随着总督府改革、南家放手不管,不善商业的娘家彻底倒台,她现在已经无家可归。
南子楚回过头来,脸上无悲无喜,说:“别害怕,我犯不着和你计较。并且,你是南家几乎透支基业,换回来的完美容器,重要程度不言而喻。
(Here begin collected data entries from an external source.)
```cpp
template <int KT, int NH>
__global__ void __launch_bounds__(QA_THREADS, 3) qkv_attn_x3_k(const QkvAttnP p) {
    typedef QaGeom<KT, NH> Q;
    typedef AxGeom<KT> G;
    constexpr int TM = Q::TM, A_BYTES = Q::A_BYTES, W_BYTES = Q::W_BYTES, STAGE = Q::STAGE;
    constexpr bool EXACT = KT <= 10;
    extern __shared__ __attribute__((aligned(16))) char qas[];
    const int L = p.sg.L;
    const int tid = threadIdx.x, lane = tid & 63, wave = __builtin_amdgcn_readfirstlane(tid >> 6);
    const int HG = p.nhead / NH;
    int b, h0;
    {
        const int bid = blockIdx.x, xcd = bid & 7, slot = bid >> 3;
        b = (slot / HG) * 8 + xcd;
        h0 = (slot % HG) * NH;
        if (b >= p.sg.B) return;
    }
    const int rA0 = p.sg.base[0] + b * p.sg.len[0] - p.sg.off[0];
    const int rA1 = p.sg.nseg > 1 ? p.sg.base[1] + b * p.sg.len[1] - p.sg.off[1] : rA0;
    const int roff1 = p.sg.nseg > 1 ? p.sg.off[1] : 0x7fffffff;
    const int nkt = p.ldx / X3_BK;
    const unsigned long long t_entry = (HD_QABL(p) & 32) ? wall_clock64() : 0ull;
    auto stamp = [&](int k) {
        if ((HD_QABL(p) & 32) && h0 == 0 && lane == 0)
            p.QKV[(long)(rA0 + p.sg.off[0]) * p.ldq + 2 * p.att + wave * 8 + k] = (float)(wall_clock64() - t_entry);
    };
    float* rstd_s = reinterpret_cast<float*>(qas + Q::RSTD_OFF);
    float* bias_s = reinterpret_cast<float*>(qas + Q::BIAS_OFF);
    auto row_rstd = [&]() {
        if (tid < Q::COLS) {
            const int hh_ = tid / 192, part_ = (tid % 192) / 64, within = tid % 64;
            bias_s[tid] = p.bias[part_ * p.att + (h0 + hh_) * ATT_HD + within];
        }
        for (int r = tid; r < Q::ROWS; r += QA_THREADS) {
            float v = 1.f;
            if (p.ln_fold && r < L) {
                const long grow = r + (r >= roff1 ? rA1 : rA0);
                v = p.spart ? merge_row_stat(p.spart, p.spw, p.spart_rows, p.ldx, grow).y : p.stats[grow].y;
            }
            rstd_s[r] = v;
        }
    };

    constexpr uint32_t BUF_OOB = 0x80000000u;
    uint32_t a_vo[Q::A_PER_WAVE], w_vo[Q::W_PER_WAVE];
#pragma unroll
    for (int i = 0; i < Q::A_PER_WAVE; ++i) {
        const int piece = QA_WAVES * i + wave;
        const int r = 8 * piece + (lane >> 3);
        const uint32_t a_in = (uint32_t)(((lane & 7) ^ ((r >> 1) & 7)) << 4);
        const long grow = r + (r >= roff1 ? rA1 : rA0);
        a_vo[i] = (piece < Q::A_PIECES && r < L) ? (uint32_t)(grow * p.ldx * 4) + a_in : BUF_OOB;
    }
#pragma unroll
    for (int i = 0; i < Q::W_PER_WAVE; ++i) {
        const int piece = QA_WAVES * i + wave;
        const int plane = piece / (Q::COLS / 16), rg16 = piece % (Q::COLS / 16);
        const int R = rg16 * 16, hh = R / 192, part = (R % 192) / 64, within = R % 64;
        const int col = part * p.att + (h0 + hh) * ATT_HD + within;
        w_vo[i] = (uint32_t)((col / X3_BN) * nkt * X3_TILE_BYTES + plane * (X3_TILE_BYTES / 2) + (col % X3_BN) * 64 + lane * 16);
    }
    const __amdgpu_buffer_rsrc_t a_rs = __builtin_amdgcn_make_buffer_rsrc(const_cast<float*>(p.X), 0, (int)p.x_bytes, 0x00020000);
    const __amdgpu_buffer_rsrc_t w_rs = __builtin_amdgcn_make_buffer_rsrc(const_cast<uint16_t*>(p.Wx), 0, (3 * p.att / X3_BN) * nkt * X3_TILE_BYTES, 0x00020000);
    typedef __attribute__((address_space(3))) void* lds_vp;
    auto dma = [&](int kt, int st) {
        char* dst = qas + st * STAGE;
#pragma unroll
        for (int i = 0; i < Q::A_PER_WAVE; ++i)
            if (QA_WAVES * i + wave < Q::A_PIECES)
                __builtin_amdgcn_raw_ptr_buffer_load_lds(a_rs, (lds_vp)(dst + (QA_WAVES * i + wave) * 1024), 16, (int)a_vo[i], kt * X3_BK * 4, 0, 0);
#pragma unroll
        for (int i = 0; i < Q::W_PER_WAVE; ++i) {
            const int piece = QA_WAVES * i + wave;
            const int plane = piece / (Q::COLS / 16), rg16 = piece % (Q::COLS / 16);
            __builtin_amdgcn_raw_ptr_buffer_load_lds(w_rs, (lds_vp)(dst + A_BYTES + plane * (W_BYTES / 2) + rg16 * 1024), 16, (int)w_vo[i],
                                                     kt * X3_TILE_BYTES, 0, 0);
        }
    };

    const int ct = wave % Q::CT, rg = wave / Q::CT;
    const int hh = ct / 6, part = (ct % 6) >> 1, half = ct & 1;
    f32x16 acc[TM];
#pragma unroll
    for (int i = 0; i < TM; ++i)
#pragma unroll
        for (int r = 0; r < 16; ++r) acc[i][r] = 0.f;
    const int fsw = (lane >> 2) & 3, fg = lane >> 5, asw = (lane >> 1) & 7;
    const int foff0 = (lane & 31) * 64 + (((0 + fg) ^ fsw) << 4), foff1 = (lane & 31) * 64 + (((2 + fg) ^ fsw) << 4);
    const int aoff0 = (lane & 31) * 128 + (((0 + fg) ^ asw) << 4), aoff1 = (lane & 31) * 128 + (((4 + fg) ^ asw) << 4);
    constexpr int XROW = 128;
    auto load_x = [&](const char* At, int oa, auto i0_c, auto n_c, f16x8* xh, f16x8* xl) {
        constexpr int I0 = decltype(i0_c)::value, N = decltype(n_c)::value;
#pragma unroll
        for (int i = 0; i < N; ++i) {
            xh[i] = *reinterpret_cast<const f16x8*>(At + oa + 32 * XROW * (I0 + i));
            xl[i] = *reinterpret_cast<const f16x8*>(At + (oa ^ 32) + 32 * XROW * (I0 + i));
        }
    };
    auto mm = [&](auto sw_c, auto i0_c, auto n_c, const f16x8* xh, const f16x8* xl, const f16x8 wh, const f16x8 wl) {
        constexpr bool SW = decltype(sw_c)::value;
        constexpr int I0 = decltype(i0_c)::value, N = decltype(n_c)::value;
#pragma unroll
        for (int i = 0; i < N; ++i) acc[I0 + i] = SW ? __builtin_amdgcn_mfma_f32_32x32x16_f16(wh, xl[i], acc[I0 + i], 0, 0, 0)
                                                     : __builtin_amdgcn_mfma_f32_32x32x16_f16(xl[i], wh, acc[I0 + i], 0, 0, 0);
#pragma unroll
        for (int i = 0; i < N; ++i) acc[I0 + i] = SW ? __builtin_amdgcn_mfma_f32_32x32x16_f16(wl, xh[i], acc[I0 + i], 0, 0, 0)
                                                     : __builtin_amdgcn_mfma_f32_32x32x16_f16(xh[i], wl, acc[I0 + i], 0, 0, 0);
#pragma unroll
        for (int i = 0; i < N; ++i) acc[I0 + i] = SW ? __builtin_amdgcn_mfma_f32_32x32x16_f16(wh, xh[i], acc[I0 + i], 0, 0, 0)
                                                     : __builtin_amdgcn_mfma_f32_32x32x16_f16(xh[i], wh, acc[I0 + i], 0, 0, 0);
    };
    constexpr int WAIT_ALL = 0x0F70;
    const int khalf = lane >> 5, l31 = lane & 31;
    const int hcol = (h0 + hh) * ATT_HD;
    const float sc = p.acc_scale;
    const int krows = EXACT ? L : G::KROWS;
    auto wave_program = [&](auto part_c) {
        using std::integral_constant;
        constexpr int PART = decltype(part_c)::value;
        constexpr std::integral_constant<bool, PART != 2> sw_c{};
        constexpr integral_constant<int, 0> c0{}; constexpr integral_constant<int, 2> c2{}; constexpr integral_constant<int, 3> c3{};
        dma(0, 0);
        row_rstd();
        __builtin_amdgcn_s_waitcnt(WAIT_ALL);
        lds_barrier();
#ifdef HD_QA_STAMPS
        uint32_t ts[8] = {0, 0, 0, 0, 0, 0, 0, 0};
#endif
        if (HD_QABL(p) & 1) {
            for (int kt = 0, st = 0; kt < nkt; ++kt, st ^= 1) {
                if (kt + 1 < nkt && !(HD_QABL(p) & 2)) dma(kt + 1, st ^ 1);
                __builtin_amdgcn_s_waitcnt(WAIT_ALL);
                lds_barrier();
            }
        } else {
            f16x8 a0h[3], a0l[3], b0h[2], b0l[2], a1h[3], a1l[3], b1h[2], b1l[2], w0h, w0l, w1h, w1l;
            {
                const char* At = qas + rg * TM * 32 * 128;
                const char* Wt = qas + A_BYTES + ct * 32 * 64;
                w0h = *reinterpret_cast<const f16x8*>(Wt + foff0); w0l = *reinterpret_cast<const f16x8*>(Wt + W_BYTES / 2 + foff0);
                load_x(At, aoff0, c0, c3, a0h, a0l);
            }
            for (int kt = 0, st = 0; kt < nkt; ++kt, st ^= 1) {
#ifdef HD_QA_STAMPS
                if (kt == 10) ts[0] = (uint32_t)__builtin_readcyclecounter();
                if (kt == 11) ts[4] = (uint32_t)__builtin_readcyclecounter();
                if (kt == 12) ts[7] = (uint32_t)__builtin_readcyclecounter();
#endif
                const char* At = qas + st * STAGE + rg * TM * 32 * 128;
                const char* Wt = qas + st * STAGE + A_BYTES + ct * 32 * 64;
                if (kt + 1 < nkt && !(HD_QABL(p) & 2)) dma(kt + 1, st ^ 1);
#ifdef HD_QA_STAMPS
                if (kt == 10) ts[1] = (uint32_t)__builtin_readcyclecounter();
#endif
                load_x(At, aoff0, c3, c2, b0h, b0l);
                __builtin_amdgcn_sched_barrier(0);
// ... 141 lines not shown
                        *reinterpret_cast<f16x4*>(Kl + off) = lv;
                    }
                }
                __builtin_amdgcn_sched_barrier(0);
            }
        } else if constexpr (PART == 2) {
            const int d = 32 * half + l31;
#pragma unroll
            for (int i = 0; i < TM; ++i) {
                const int t = rg * TM + i;
#pragma unroll
                for (int j = 0; j < 4; ++j) {
                    const int o = 8 * j + 4 * khalf;
                    f32x4 x4 = {acc[i][4 * j], acc[i][4 * j + 1], acc[i][4 * j + 2], acc[i][4 * j + 3]};
                    if (32 * t + 32 > L) {
#pragma unroll
                        for (int e = 0; e < 4; ++e) x4[e] = (32 * t + o + e < L) ? x4[e] : 0.f;
                    }
                    f16x4 hv, lv;
                    split4(x4, hv, lv);
                    if (HD_GUARD_MASK & 8) vmax = absmax4(vmax, x4);
                    const int g = (o & 15) >> 2, second = o >> 4;
                    const int off = d * (G::VKEYS * 2) + (G::vpos(4 * t + g, d) << 4) + 8 * second;
                    *reinterpret_cast<f16x4*>(Vh + off) = hv;
                    *reinterpret_cast<f16x4*>(Vl + off) = lv;
                }
            }
        }
        if constexpr (PART != 0) raise_range_flag(p.rs, vmax);
        stamp(3);
        __syncthreads();
        stamp(4);
    };
    if (part == 0) wave_program(std::integral_constant<int, 0>{});
    else if (part == 1) wave_program(std::integral_constant<int, 1>{});
    else wave_program(std::integral_constant<int, 2>{});

    const __amdgpu_buffer_rsrc_t o_rs = __builtin_amdgcn_make_buffer_rsrc(p.O, 0, 0x7fffffff, 0x00020000);
    if (HD_QABL(p) & 4) return;
#pragma unroll
    for (int hx = 0; hx < NH; ++hx) {
        const char* pl = qas + hx * Q::planes(L);
#ifdef HD_QA_STAMPS
        float* cstamps = (h0 == 0 && hx == 0) ? p.QKV + (long)(rA0 + p.sg.off[0] + 2) * p.ldq + 2 * p.att : nullptr;
#else
        float* cstamps = nullptr;
#endif
        attn_x3_tiles<KT, QA_THREADS, true>(pl, pl + krows * 128, pl + 2 * krows * 128, pl + 2 * krows * 128 + G::VPLANE, p.QKV, p.ldq,
                                            (int)((uint32_t)(rA0 + p.sg.off[0] + (h0 + hx) * KT) * (uint32_t)p.ldq * 4u),
                                            p.rope_cos, p.rope_sin, o_rs, p.ldo, b, h0 + hx, p.sg, 1, p.rs, lane, wave, cstamps);
    }
    stamp(5);
}

}
```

”
他越是显得平静,慕芊凝便越是害怕。
“轰!”
那直冲云霄的星尘之柱突然炸开,无数瑰丽的雾霭从天空洒落江州。
慕芊凝只觉得四周说不出诡异,然后是……
南子楚突然从轮椅上站起,在她不可思议的目光中,“噗通!”一声跪倒在地,高傲淡漠不在,取而代之的是卑微的祈求。
“什么情况?”
慕芊凝吓得连连后退。
“小心。”
身后忽然传来提示,她惊愕地往后一看。
眼泪夺眶而出,竟是打扮成服务员的苏牧,而四周场景变幻,这里是北海边的公馆。
今天是她的生日!
所有人的目光都向自己看来,还有一位已经仙逝的人——夏沫。
她正站在角落,站在浮宁宁身边,哀求地看着自己。
而眼前人。
苏牧目光清泠、神态自信,他捧起礼盒,里面安静地躺着一串蓝宝石手链。
这是……梦?
联想到南子楚刚才的话,虞诗妃精神王嗣的身份,慕芊凝能清醒意识到,这就是自己痴心妄想的,回到过去的梦!
意识到这一点后,慕芊凝顿时泪如雨下。
在无数的反对声中,去触碰那串本应是自己的,就应是自己的,但却被弄丢的蓝宝石手链。
时光再次溶解,天空太阳正好。
孩子们的欢笑不绝于耳,清脆的鸟鸣婉转莺啼。
慈母院长笑呵呵地走到操场,向福利院的孩子们派发下午茶的甜品。
今天是礼拜日啊。
慕芊凝看到,苏牧弟弟兴奋地冲过去,他跑得是那样的快!
她则是像个淑女,安静坐在原地,等待骑士带着战利品归来。
等待的时间中,她忽然抬起头,看向了福利院上的教会十字。总觉得,似乎和儿时的记忆,存在细微上的差异。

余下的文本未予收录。